The last thing he wants to do is reopen and then have people get sick.

Overall, he’s impressed with the ways restaurants are innovating to stay afloat. Chadwicks witnessed a swell of community support as they transitioned to exclusively take-out business — and benefited from flexible rules that allowed them to serve cocktails to-go.

“I guess people don’t know how to make a Margarita. And it’s been keeping us afloat,” Lamond says.

He compared his industry to a “cruiseliner-sized ship that’s gotten turned on a dime,” and says it couldn’t have happened without support from loyal customers and local governments willing to “change the rulebook in our favor.”

Further afield, where opening is already underway, restaurant owners are coming up with ideas they hope will gain traction.

Cole Berlin, the owner of Fahrenheit 132 in Fredericksburg, says that under Phase One guidelines he can seat a fraction of the 180 guests his restaurant usually holds.

Berlin’s ideal plan involved the city closing the entire street to make room for tables — something others around the country have considered.

“We’re in a smaller city, it’s a one-way street … There’s five restaurants on the street.
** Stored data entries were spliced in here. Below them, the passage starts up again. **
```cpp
int niti_nhwc16_to_chwn16(const int8_t* in, int n, int hw, int cp, int np, int8_t* out, void* stream) {
    return code(niti::nhwc16_to_chwn16(in, n, hw, cp, np, out, S(stream)));
}
int niti_ohwi16_to_ihwo16(const int8_t* w, int co, int ci, int kk, int cip, int cop, int8_t* wt, void* stream) {
    return code(niti::ohwi16_to_ihwo16(w, co, ci, kk, cip, cop, wt, S(stream)));
}
int niti_nchw_to_nhwc16(const int8_t* x, int n, int c, int hw, int cp, int8_t* out, void* stream) {
    return code(niti::nchw_to_nhwc16(x, n, c, hw, cp, out, S(stream)));
}
int niti_nchw_to_chwn16(const int8_t* x, int n, int c, int hw, int cp, int np, int8_t* out, void* stream) {
    return code(niti::nchw_to_chwn16(x, n, c, hw, cp, np, out, S(stream)));
}
int niti_nhwc16_to_nchw(const int8_t* x, int n, int c, int hw, int cp, int8_t* out, void* stream) {
    return code(niti::nhwc16_to_nchw(x, n, c, hw, cp, out, S(stream)));
}
int niti_oihw_to_ohwi16(const int8_t* w, int co, int ci, int kk, int cip, int8_t* out, void* stream) {
    return code(niti::oihw_to_ohwi16(w, co, ci, kk, cip, out, S(stream)));
}
int niti_ohwi16_to_oihw(const int8_t* w, int co, int ci, int kk, int cip, int8_t* out, void* stream) {
    return code(niti::ohwi16_to_oihw(w, co, ci, kk, cip, out, S(stream)));
}
int niti_residual_add(const int8_t* a, const int8_t* ea, const int8_t* b, const int8_t* eb, int64_t n, int32_t* z,
                      int8_t* ez, uint32_t* amax, void* stream) {
// ... 207 lines not shown
```

### mandheling-dsp-training_amd/csrc/niti_device.hpp

```cpp
#pragma once

#include <hip/hip_runtime.h>
#include <stdint.h>

#include "niti_kernels.hpp"

namespace niti {

typedef int v2i __attribute__((ext_vector_type(2)));
typedef int v4i __attribute__((ext_vector_type(4)));
typedef int v16i __attribute__((ext_vector_type(16)));
typedef signed char v16c __attribute__((ext_vector_type(16)));

constexpr uint32_t OOB = 0x80000000u;

__device__ __forceinline__ __amdgpu_buffer_rsrc_t make_rsrc(const void* p, uint32_t bytes) {
    return __builtin_amdgcn_make_buffer_rsrc((void*)p, (short)0, (int)bytes, 0x00020000);
}
__device__ __forceinline__ v4i buf_load16(__amdgpu_buffer_rsrc_t r, uint32_t off) {
    return __builtin_bit_cast(v4i, __builtin_amdgcn_raw_buffer_load_b128(r, (int)off, 0, 0));
}

struct FastDiv {
    uint32_t m = 1, s = 0, d = 1;
};
static inline FastDiv make_fastdiv(uint32_t d) {
    FastDiv f;
    f.d = d;
    f.s = 0;
    while ((1ull << f.s) < d) ++f.s;
    f.m = (uint32_t)((((uint64_t)1 << 32) * ((1ull << f.s) - d)) / d + 1);
    return f;
}
__device__ __forceinline__ uint32_t fdiv(const FastDiv& f, uint32_t n) { return (__umulhi(n, f.m) + n) >> f.s; }

__device__ __forceinline__ uint32_t uabs32(int v) { return v < 0 ? 0u - (uint32_t)v : (uint32_t)v; }

__device__ __forceinline__ uint32_t wave_max(uint32_t v) {
#pragma unroll
    for (int o = 32; o > 0; o >>= 1) {
        const uint32_t t = __shfl_xor(v, o, 64);
        v = v > t ? v : t;
    }
// ... 276 lines not shown
```

### mandheling-dsp-training_amd/csrc/niti_kernels.hip

```cpp
#include <stdlib.h>

#include <map>
#include <atomic>
#include <mutex>
#include <type_traits>
#include <vector>
#include <algorithm>
#include <stdio.h>

#include <hip/hip_ext.h>

#include "niti_device.hpp"
#include "niti_gridbar.hpp"
#include "niti_kernels.hpp"
#include "niti_sgd.hpp"
#include "niti_map.hpp"

namespace niti {


bool ConvGeom::finalize() {
    if (n <= 0 || c_in <= 0 || h <= 0 || w <= 0 || c_out <= 0 || kh <= 0 || kw <= 0) return false;
    if (sh <= 0 || sw <= 0 || dh <= 0 || dw <= 0) return false;
    const int keh = dh * (kh - 1) + 1, kew = dw * (kw - 1) + 1;
// ... 3188 lines not shown
    int64_t blocks = (n16 + 255) / 256;
    blocks = blocks < 1 ? 1 : blocks > 2048 ? 2048 : blocks;
    static const int pk = getenv("NITI_RES_PK") ? atoi(getenv("NITI_RES_PK")) : 1;
    hipLaunchKernelGGL(residual_requant_kernel, dim3((unsigned)blocks), dim3(256), 0, st, a, ea, b, eb, n16, amax, ez,
                       exp_out, relu, relu_mask, out, spec, slot, pk);
    return hipGetLastError();
}

struct Conv0 {
    const int8_t* x;
    const int8_t* w;
    uint32_t wbytes;
    int co, cop, oh, ow;
    int64_t units;
    uint32_t* amax;
    int8_t* out;
    int8_t* pool_out;
    int8_t* pool_c32;
    int8_t* out_c32;
    int8_t* pool_code;
    const int8_t *exp_in, *wscale;
    int8_t* exp_out;
    int relu;
};

template <int PASS>
__global__ void __launch_bounds__(256) conv0_kernel(Conv0 g) {
    const int lane = threadIdx.x & 63;
    const int wave = blockIdx.x * 4 + (threadIdx.x >> 6), nwaves = gridDim.x * 4;
    const int h = lane >> 5, c = lane & 31;
    const __amdgpu_buffer_rsrc_t rw = make_rsrc(g.w, g.wbytes);
    int s = 2, shift = 0;
    bool raw = false;
    if (PASS == 1) {
        const int bw = bitwidth_of(read_max(g.amax));
        shift = bw - 7;
        s = shift > 1 ? shift : 2;
        raw = shift <= 0;
        if (blockIdx.x == 0 && threadIdx.x == 0 && g.exp_out != nullptr) {
            const int inc = shift > 1 ? shift : (shift == 1 ? 2 : 0);
            *g.exp_out = (int8_t)((g.exp_in ? (int)*g.exp_in : 0) + (g.wscale ? (int)*g.wscale : 0) + inc);
        }
    }
    const int tiles = g.cop / 32;
    uint32_t m = 0;
    const int segs = g.ow / 32, pairs = g.oh / 2;
    for (int64_t u = wave; u < g.units; u += nwaves) {
        const int seg = (int)(u % segs);
        const int64_t rest = u / segs;
        const int pr = (int)(rest % pairs);
        const int64_t img = rest / pairs;
        const int64_t p0 = (img * g.oh + 2 * pr) * g.ow + seg * 32;
        v4i a[2];
#pragma unroll
        for (int r = 0; r < 2; ++r) a[r] = *(const v4i*)(g.x + (p0 + (int64_t)r * g.ow + c) * 32 + 16 * h);
        for (int t = 0; t < tiles; ++t) {
            const v4i b = buf_load16(rw, (uint32_t)((t * 32 + c) * 32 + 16 * h));
            v16i acc[2];
// ... 69 lines not shown
                        }
                    }
                    if ((c & 1) == 0) {
                        const int64_t pp = (img * (g.oh / 2) + pr) * (g.ow / 2) + seg * 16 + (c >> 1);
                        *(v4i*)(g.pool_out + pp * g.cop + t * 32 + 16 * h) = v;
                        if (g.pool_code != nullptr) *(v4i*)(g.pool_code + pp * g.cop + t * 32 + 16 * h) = code;
                        if (g.pool_c32 != nullptr) {
                            const int64_t hw2 = (int64_t)(g.oh / 2) * (g.ow / 2);
                            *(v4i*)(g.pool_c32 + ((img * tiles + t) * hw2 + pp - img * hw2) * 32 + 16 * h) = v;
                        }
                    }
                }
            }
        }
    }
    if (PASS == 0) {
        m = wave_max(m);
        __shared__ uint32_t red[4];
        if (lane == 0) red[threadIdx.x >> 6] = m;
        __syncthreads();
        if (threadIdx.x == 0) publish_max(g.amax, max(max(red[0], red[1]), max(red[2], red[3])));
    }
}

bool conv0_ok(const ConvGeom& g) {
    return g.kh == 1 && g.kw == 1 && g.c_in == 32 && g.cip == 32 && g.ow % 32 == 0 && g.oh % 2 == 0 && g.sh == 1 &&
           g.pt == 0 && g.cop % 32 == 0;
}

hipError_t conv0_fwd(const ConvGeom& g, const int8_t* xcol, const int8_t* w, uint32_t* amax, const ActOut& o,
                     int pass, hipStream_t st, int8_t* pool_c32, int8_t* out_c32, int8_t* pool_code) {
    if (!conv0_ok(g) || o.relu_mask != nullptr) return hipErrorInvalidValue;
    if (o.out == nullptr && (pass == 1 && (o.pool.pool_out == nullptr || pool_code == nullptr))) return hipErrorInvalidValue;
    if ((pool_c32 != nullptr || pool_code != nullptr) && o.pool.pool_out == nullptr) return hipErrorInvalidValue;
    Conv0 k{};
    k.x = xcol;
    k.w = w;
    k.wbytes = (uint32_t)((int64_t)g.c_out * 32);
    k.co = g.c_out;
    k.cop = g.cop;
    k.oh = g.oh;
    k.ow = g.ow;
    k.units = (int64_t)g.n * (g.oh / 2) * (g.ow / 32);
    k.amax = amax;
    k.out = o.out;
    k.pool_out = o.pool.pool_out;
    k.pool_c32 = pool_c32;
    k.out_c32 = out_c32;
    k.pool_code = pool_code;
    k.exp_in = o.exp_in;
    k.wscale = o.wscale;
    k.exp_out = o.exp_out;
    k.relu = o.relu;
    int64_t blocks = (k.units + 3) / 4;
    blocks = blocks > 1024 ? 1024 : blocks;
    if (pass == 0)
        hipLaunchKernelGGL(conv0_kernel<0>, dim3((unsigned)blocks), dim3(256), 0, st, k);
    else
        hipLaunchKernelGGL(conv0_kernel<1>, dim3((unsigned)blocks), dim3(256), 0, st, k);
    return hipGetLastError();
}

constexpr int RQ3_ROWS = 4;
struct Rq3Geom {
    FastDiv fq, fow, fch;
    int qpr, H, W, OH, rows;
    uint32_t units;
    int remap;
};
__device__ __forceinline__ void pool3_take(uint32_t o, int k, uint32_t& m, uint32_t& a) {
#pragma unroll
    for (int e = 0; e < 4; ++e) {
        const int ov = (int8_t)(o >> (8 * e)), mv = (int8_t)(m >> (8 * e)), av = (int8_t)(a >> (8 * e));
        if (av < 0 || ov > mv) {
            m = (m & ~(0xffu << (8 * e))) | (o & (0xffu << (8 * e)));
            a = (a & ~(0xffu << (8 * e))) | ((uint32_t)k << (8 * e));
        }
    }
}
__device__ __forceinline__ uint32_t rq4_relu(v4i v, int s) {
    const int h = s >> 1, odd = s & 1;
    uint32_t o = 0;
// ... 1109 lines not shown
```

### mandheling-dsp-training_amd/csrc/niti_kernels.hpp

```cpp
#pragma once

#include <hip/hip_runtime.h>
#include <stdint.h>
#include <stdlib.h>

#include "../../include/niti_hip.h"

namespace niti {

inline int round_up(int x, int m) { return (x + m - 1) / m * m; }

constexpr int MAX_SLOTS = 64;
constexpr int MAX_SLOT_STRIDE = 32;
constexpr int MAX_WORDS = MAX_SLOTS * MAX_SLOT_STRIDE;
constexpr size_t MAX_BYTES = MAX_WORDS * sizeof(uint32_t);
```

For us, it seemed like a huge win-win if we closed down the entire street,” he explains.

Berlin says the city was concerned about closing roads in the downtown area. But he still hopes officials will let restaurants take over the entire sidewalk, and then use barricades to convert street parking into a temporary walkway.

A spokesperson for the city of Fredericksburg confirmed this idea is on the table, and officials hope to make some decisions by next week.

“It would really expand our capability a ton,” Berlin says, which would make reopening a better business proposition.

He encouraged local governments everywhere to “think outside the box and close streets and let the restaurants get into those spaces. And then I guess maybe if somebody else does it, then maybe my city will follow suit.”

It remains to be seen whether these first-to-open restaurants will draw eager customers from D.C., Maryland and Northern Virginia. Anecdotally, Violino, Fahrenheit 132 and several other restaurants opening this weekend say most of their reservations are coming from loyal customers, not people flooding in from faraway areas.

Hannah Schuster is a reporter in the WAMU newsroom.

The story was updated with information on Warrenton’s plans to allow expanded outdoor dining.